If you are offered an insurance backed warranty at your cost then be careful. They are notorious for their exemptions and they are a 'Breakdown' warranty. That is they do not cover things assessed as wear and tear which on an 8 year old motorhome will be nearly everything. If it were me I would put my money in my pocket to set against any repairs.


----------



## powerplus (Oct 6, 2014)

hi nice van

you have done your homework on the vans and there problems good

i have a later swift that is fine but all m/homes need looking after with the odd thing adjusting or tightening
also sealant around windows and joints including the roof need checking also checking regularly 

have you looked around as there seem to be several about from dealers that also advertise on ebay and will give you a feeling on the the price range for the vans you are looking at 

with a big fluctuation on the price range £34k does seem a bit high to me so if you are keen i would make them a 

offer a lot lower and negotiate from there

but don't just buy if you haven't looked at similar vans elsewhere to compere what prices that are being asked

i would recommend you become a full member as you only get 5 posts for free
i did join last year and renewed christmas

i know its £12.50 but you will get that back so quick with usefull information
and the the help from all the seasoned members


good luck and enjoy the serch

barry
in sunny portugal


----------



## weldted (May 1, 2005)

Buying through a broker should be cheaper than a dealers forecourt as the overheads are a lot less. Given the age of the van I would not think you would get much warranty. But on the plus side the money you should save on the purchase should offset any niggles. Just be carefull about checking for damp as that can be very expensive to rectify. My last four vans have Been bought new and although covered by warranties the hassle of trip back and forwards to the dealers and hours on the phone. By the time all niggles we sorted it was time to change, I have bumped into the owner of my last van, he hasn't had any problems what so ever!!!. So hopefully this will be the case for you. Given the age I would check if the brake fluid has been changed as especially when spending long periods parked up ( low miles) it will absorb moisture, the same might go for the fuel tank so factor in the cost of a service that includes changing the fuel filter.
And the hab check should include the flexible gas pipe from the bottle to the regulator it should have a date on it. Also the age and condition of the leisure battery. Other than that enjoy


----------



## Pudsey_Bear (Sep 25, 2008)

I think the payload as quoted is low, consider subtracting the weight of all the people travelling in it, plus all the gear you take with you, plus a full tank of fuel and the fridge full of food etc, it will reduce quickly, assuming it is correct to begin with as it could be the manufacturer guide figure, awnings etc will also eat into it. 

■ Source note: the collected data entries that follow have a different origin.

# jpe17/TwoTowerMLRetrieval

Hardware: AMD Instinct MI355X
Metric: queries/sec top-k over 10M x 256-d docs (higher is better)
Workload: dtype f32 results (bit-identical to the fp32 FMA chain); f16-MFMA screen + fp32 rescoring

## Files before the change

twotowermlretrieval_amd/csrc/score_topk.hip:

```cpp
#include "tt_common.h"

#include <limits.h>
#include <math.h>

namespace {

constexpr int TILE_DOCS = 32;
constexpr int SLAB_BYTES = 32 * 128;
constexpr int NSTAGE = 4;
#ifndef TT_K4_NT_NSTAGE
#define TT_K4_NT_NSTAGE 4
#endif
constexpr int NSTAGE_NT = TT_K4_NT_NSTAGE;
constexpr int WPB = 4;
constexpr int DMA_PER_SLAB = 4;
constexpr int PACE_R = 16;
constexpr int PACE_POLLS = 400;
constexpr int DRAW_POLLS = 1 << 16;
constexpr int DRAW_GAVE_UP = 0x7fffffff;

typedef __attribute__((address_space(3))) void lds_void;
typedef const __attribute__((address_space(1))) void gbl_void;

struct Cand;
// ... 601 lines not shown
        const int64_t ci = pool_i[m];
        if (!ranks_before(pv, pi, cv, ci))
            continue;
        if (bi == INT64_MAX || ranks_before(cv, ci, bv, bi)) {
            bv = cv;
            bi = ci;
        }
    }
#pragma unroll
    for (int off = 32; off >= 1; off >>= 1) {
        const float ov = __shfl_xor(bv, off);
        const int64_t oi = __shfl_xor(bi, off);
        if (oi != INT64_MAX && (bi == INT64_MAX || ranks_before(ov, oi, bv, bi))) {
            bv = ov;
            bi = oi;
        }
    }
    if (lane == 0) {
        red_v[wave] = bv;
        red_i[wave] = bi;
    }
    __syncthreads();
    bv = red_v[0];
    bi = red_i[0];
#pragma unroll
    for (int w = 1; w < MERGE_THREADS / 64; ++w) {
        const float ov = red_v[w];
        const int64_t oi = red_i[w];
        if (oi != INT64_MAX && (bi == INT64_MAX || ranks_before(ov, oi, bv, bi))) {
            bv = ov;
            bi = oi;
        }
    }
    __syncthreads();
}
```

I would not buy it before putting it on a weighbridge and seeing what it weighs as is then do some calculations on what you will add to that figure, for instance if you all weight 100kg the payload will be a minus figure once you add everything else, it's not the end of the world the payload can be increased, but it's usually not free, it may involve new larger wheels and or suspension upgrades, which may affect your ability to drive it.

Also my experiences with the Motorhome Depot have not been good, we viewed a lot of their vans and while some were okay, they were glaring errors in the descriptions, I could not get sensible answers out of the agents, and we discovered that the prices were inflated, as we did get he owners details of one van as the agent was stupid enough to leave them in the van when going to answer a phone call, they just added £2k to the sellers asking price, I'd not sue them but you must make your own judgement, decent vans are a bit rare at this time of the year, but come Easter there will be a lot more to buy and more private sales to look at.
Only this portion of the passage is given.